◆ Saved entries ◆
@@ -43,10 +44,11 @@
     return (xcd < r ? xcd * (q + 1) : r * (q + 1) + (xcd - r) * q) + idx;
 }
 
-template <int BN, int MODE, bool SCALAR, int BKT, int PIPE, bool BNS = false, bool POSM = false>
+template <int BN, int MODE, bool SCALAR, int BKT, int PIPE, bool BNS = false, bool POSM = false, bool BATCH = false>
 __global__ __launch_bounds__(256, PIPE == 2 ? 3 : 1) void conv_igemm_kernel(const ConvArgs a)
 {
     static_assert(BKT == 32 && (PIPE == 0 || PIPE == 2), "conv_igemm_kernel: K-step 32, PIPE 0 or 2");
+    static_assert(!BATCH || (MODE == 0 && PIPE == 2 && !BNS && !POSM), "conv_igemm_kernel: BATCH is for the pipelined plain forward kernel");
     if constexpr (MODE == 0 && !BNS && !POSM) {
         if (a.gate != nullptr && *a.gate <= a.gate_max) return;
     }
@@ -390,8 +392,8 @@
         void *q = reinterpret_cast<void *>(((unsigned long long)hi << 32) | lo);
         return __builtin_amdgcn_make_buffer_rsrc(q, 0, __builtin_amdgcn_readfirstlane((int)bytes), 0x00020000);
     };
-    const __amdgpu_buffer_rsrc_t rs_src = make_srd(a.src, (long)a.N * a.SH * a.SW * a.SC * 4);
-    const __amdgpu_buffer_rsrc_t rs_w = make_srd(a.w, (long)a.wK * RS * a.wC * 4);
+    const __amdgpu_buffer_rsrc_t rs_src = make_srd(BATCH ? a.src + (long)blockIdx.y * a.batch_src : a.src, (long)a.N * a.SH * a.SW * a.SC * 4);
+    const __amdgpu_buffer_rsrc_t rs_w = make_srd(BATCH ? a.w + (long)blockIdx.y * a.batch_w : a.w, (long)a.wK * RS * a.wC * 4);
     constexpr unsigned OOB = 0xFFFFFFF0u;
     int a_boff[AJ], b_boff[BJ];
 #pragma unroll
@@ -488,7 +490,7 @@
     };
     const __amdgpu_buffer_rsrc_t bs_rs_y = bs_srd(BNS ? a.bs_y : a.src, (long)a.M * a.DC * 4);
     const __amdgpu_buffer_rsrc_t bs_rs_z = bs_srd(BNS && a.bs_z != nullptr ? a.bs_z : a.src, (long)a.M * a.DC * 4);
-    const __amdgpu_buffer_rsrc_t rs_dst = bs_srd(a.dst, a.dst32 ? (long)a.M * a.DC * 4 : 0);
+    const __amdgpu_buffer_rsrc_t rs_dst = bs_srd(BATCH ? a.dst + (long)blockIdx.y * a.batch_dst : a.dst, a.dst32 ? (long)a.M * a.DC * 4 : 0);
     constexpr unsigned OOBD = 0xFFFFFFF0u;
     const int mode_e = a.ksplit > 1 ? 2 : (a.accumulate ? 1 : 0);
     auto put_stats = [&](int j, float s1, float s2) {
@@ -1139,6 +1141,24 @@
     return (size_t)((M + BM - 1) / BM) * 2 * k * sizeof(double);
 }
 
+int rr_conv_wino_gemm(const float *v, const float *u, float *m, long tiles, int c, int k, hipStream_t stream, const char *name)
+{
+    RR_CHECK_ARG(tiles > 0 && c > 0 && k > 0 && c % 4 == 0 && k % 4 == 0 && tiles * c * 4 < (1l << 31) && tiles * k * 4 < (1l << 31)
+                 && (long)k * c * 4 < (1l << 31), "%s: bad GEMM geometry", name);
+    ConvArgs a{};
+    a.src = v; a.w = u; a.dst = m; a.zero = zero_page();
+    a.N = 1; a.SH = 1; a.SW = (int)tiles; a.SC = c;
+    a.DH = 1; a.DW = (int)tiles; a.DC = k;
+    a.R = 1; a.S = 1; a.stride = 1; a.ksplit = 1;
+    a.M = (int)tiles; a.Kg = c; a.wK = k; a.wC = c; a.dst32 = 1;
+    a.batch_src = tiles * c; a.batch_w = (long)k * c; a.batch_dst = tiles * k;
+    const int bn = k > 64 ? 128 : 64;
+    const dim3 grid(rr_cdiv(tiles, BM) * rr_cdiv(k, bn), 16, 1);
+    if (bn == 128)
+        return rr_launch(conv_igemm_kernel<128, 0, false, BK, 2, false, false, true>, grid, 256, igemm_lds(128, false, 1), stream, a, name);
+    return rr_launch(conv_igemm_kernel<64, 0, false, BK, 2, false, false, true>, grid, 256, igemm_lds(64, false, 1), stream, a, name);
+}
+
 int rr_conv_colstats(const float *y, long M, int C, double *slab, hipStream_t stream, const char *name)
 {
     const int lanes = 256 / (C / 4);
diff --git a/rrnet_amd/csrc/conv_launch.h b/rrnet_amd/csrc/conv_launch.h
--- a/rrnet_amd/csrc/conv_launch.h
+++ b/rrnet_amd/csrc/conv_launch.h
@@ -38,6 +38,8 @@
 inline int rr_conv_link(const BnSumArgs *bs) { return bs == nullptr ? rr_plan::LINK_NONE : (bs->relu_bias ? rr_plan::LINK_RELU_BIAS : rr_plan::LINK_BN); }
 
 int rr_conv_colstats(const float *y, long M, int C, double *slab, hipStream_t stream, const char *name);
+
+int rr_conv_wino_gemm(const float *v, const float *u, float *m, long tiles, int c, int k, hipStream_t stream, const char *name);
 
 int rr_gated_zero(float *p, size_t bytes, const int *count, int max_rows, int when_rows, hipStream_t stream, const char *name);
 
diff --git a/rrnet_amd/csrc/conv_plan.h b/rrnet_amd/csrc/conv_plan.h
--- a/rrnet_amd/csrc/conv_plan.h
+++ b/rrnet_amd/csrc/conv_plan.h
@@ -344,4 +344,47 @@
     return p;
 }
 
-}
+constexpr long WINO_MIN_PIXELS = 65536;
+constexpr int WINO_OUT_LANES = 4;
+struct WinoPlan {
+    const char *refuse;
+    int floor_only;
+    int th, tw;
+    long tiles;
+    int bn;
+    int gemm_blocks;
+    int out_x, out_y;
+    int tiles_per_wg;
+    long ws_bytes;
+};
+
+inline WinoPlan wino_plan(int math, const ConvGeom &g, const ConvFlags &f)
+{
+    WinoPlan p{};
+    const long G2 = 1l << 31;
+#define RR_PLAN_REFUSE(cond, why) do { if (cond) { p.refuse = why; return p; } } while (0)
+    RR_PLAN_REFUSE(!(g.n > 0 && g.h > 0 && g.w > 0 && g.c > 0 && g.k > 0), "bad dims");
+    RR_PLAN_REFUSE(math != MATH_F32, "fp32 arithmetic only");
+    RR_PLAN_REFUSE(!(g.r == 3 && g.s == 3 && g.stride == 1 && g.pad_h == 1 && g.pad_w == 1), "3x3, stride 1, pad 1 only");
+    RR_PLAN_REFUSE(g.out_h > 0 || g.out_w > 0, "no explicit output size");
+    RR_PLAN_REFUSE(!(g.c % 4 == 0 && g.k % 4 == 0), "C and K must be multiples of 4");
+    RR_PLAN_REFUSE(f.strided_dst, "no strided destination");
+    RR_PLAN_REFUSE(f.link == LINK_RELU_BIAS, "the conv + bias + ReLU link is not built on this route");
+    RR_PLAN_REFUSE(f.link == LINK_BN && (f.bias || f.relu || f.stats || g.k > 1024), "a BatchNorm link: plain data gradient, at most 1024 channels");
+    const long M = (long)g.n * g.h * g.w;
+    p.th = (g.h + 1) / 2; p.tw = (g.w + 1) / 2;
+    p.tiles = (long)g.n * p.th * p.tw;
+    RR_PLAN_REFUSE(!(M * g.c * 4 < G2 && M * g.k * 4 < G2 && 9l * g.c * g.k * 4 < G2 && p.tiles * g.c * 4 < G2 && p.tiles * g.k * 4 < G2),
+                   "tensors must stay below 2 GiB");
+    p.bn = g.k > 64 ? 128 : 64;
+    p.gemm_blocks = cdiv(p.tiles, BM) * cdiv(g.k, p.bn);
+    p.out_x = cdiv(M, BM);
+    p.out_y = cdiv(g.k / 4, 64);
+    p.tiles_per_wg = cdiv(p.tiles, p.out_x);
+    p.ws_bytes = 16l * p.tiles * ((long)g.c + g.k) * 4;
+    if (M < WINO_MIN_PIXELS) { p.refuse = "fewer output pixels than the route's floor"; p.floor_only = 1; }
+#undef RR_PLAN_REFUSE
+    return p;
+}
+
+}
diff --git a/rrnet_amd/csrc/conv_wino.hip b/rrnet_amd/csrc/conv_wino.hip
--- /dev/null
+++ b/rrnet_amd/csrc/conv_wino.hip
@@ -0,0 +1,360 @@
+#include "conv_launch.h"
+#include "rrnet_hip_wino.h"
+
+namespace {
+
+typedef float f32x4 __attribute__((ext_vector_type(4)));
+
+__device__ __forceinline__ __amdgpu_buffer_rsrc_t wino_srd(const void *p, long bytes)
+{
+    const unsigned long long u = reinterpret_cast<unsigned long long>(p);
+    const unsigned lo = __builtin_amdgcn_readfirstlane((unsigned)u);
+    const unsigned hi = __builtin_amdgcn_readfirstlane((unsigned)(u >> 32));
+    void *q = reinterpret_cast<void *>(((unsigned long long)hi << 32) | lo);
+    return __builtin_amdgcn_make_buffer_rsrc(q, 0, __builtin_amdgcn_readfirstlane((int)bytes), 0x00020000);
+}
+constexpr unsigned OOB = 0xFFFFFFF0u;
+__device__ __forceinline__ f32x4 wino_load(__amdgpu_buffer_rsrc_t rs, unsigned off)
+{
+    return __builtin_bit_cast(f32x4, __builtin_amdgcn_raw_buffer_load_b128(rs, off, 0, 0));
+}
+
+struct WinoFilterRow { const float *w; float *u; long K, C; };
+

◆ What to do ◆
Copy range, inclusive: the line holding "RR_PLAN_REFUSE(!(g.c % 4" to the line holding "g.k > 64 ? 128 : 64;". Reproduce exactly those lines of the records above and no others.

◆ Expected output ◆
+    RR_PLAN_REFUSE(!(g.c % 4 == 0 && g.k % 4 == 0), "C and K must be multiples of 4");
+    RR_PLAN_REFUSE(f.strided_dst, "no strided destination");
+    RR_PLAN_REFUSE(f.link == LINK_RELU_BIAS, "the conv + bias + ReLU link is not built on this route");
+    RR_PLAN_REFUSE(f.link == LINK_BN && (f.bias || f.relu || f.stats || g.k > 1024), "a BatchNorm link: plain data gradient, at most 1024 channels");
+    const long M = (long)g.n * g.h * g.w;
+    p.th = (g.h + 1) / 2; p.tw = (g.w + 1) / 2;
+    p.tiles = (long)g.n * p.th * p.tw;
+    RR_PLAN_REFUSE(!(M * g.c * 4 < G2 && M * g.k * 4 < G2 && 9l * g.c * g.k * 4 < G2 && p.tiles * g.c * 4 < G2 && p.tiles * g.k * 4 < G2),
+                   "tensors must stay below 2 GiB");
+    p.bn = g.k > 64 ? 128 : 64;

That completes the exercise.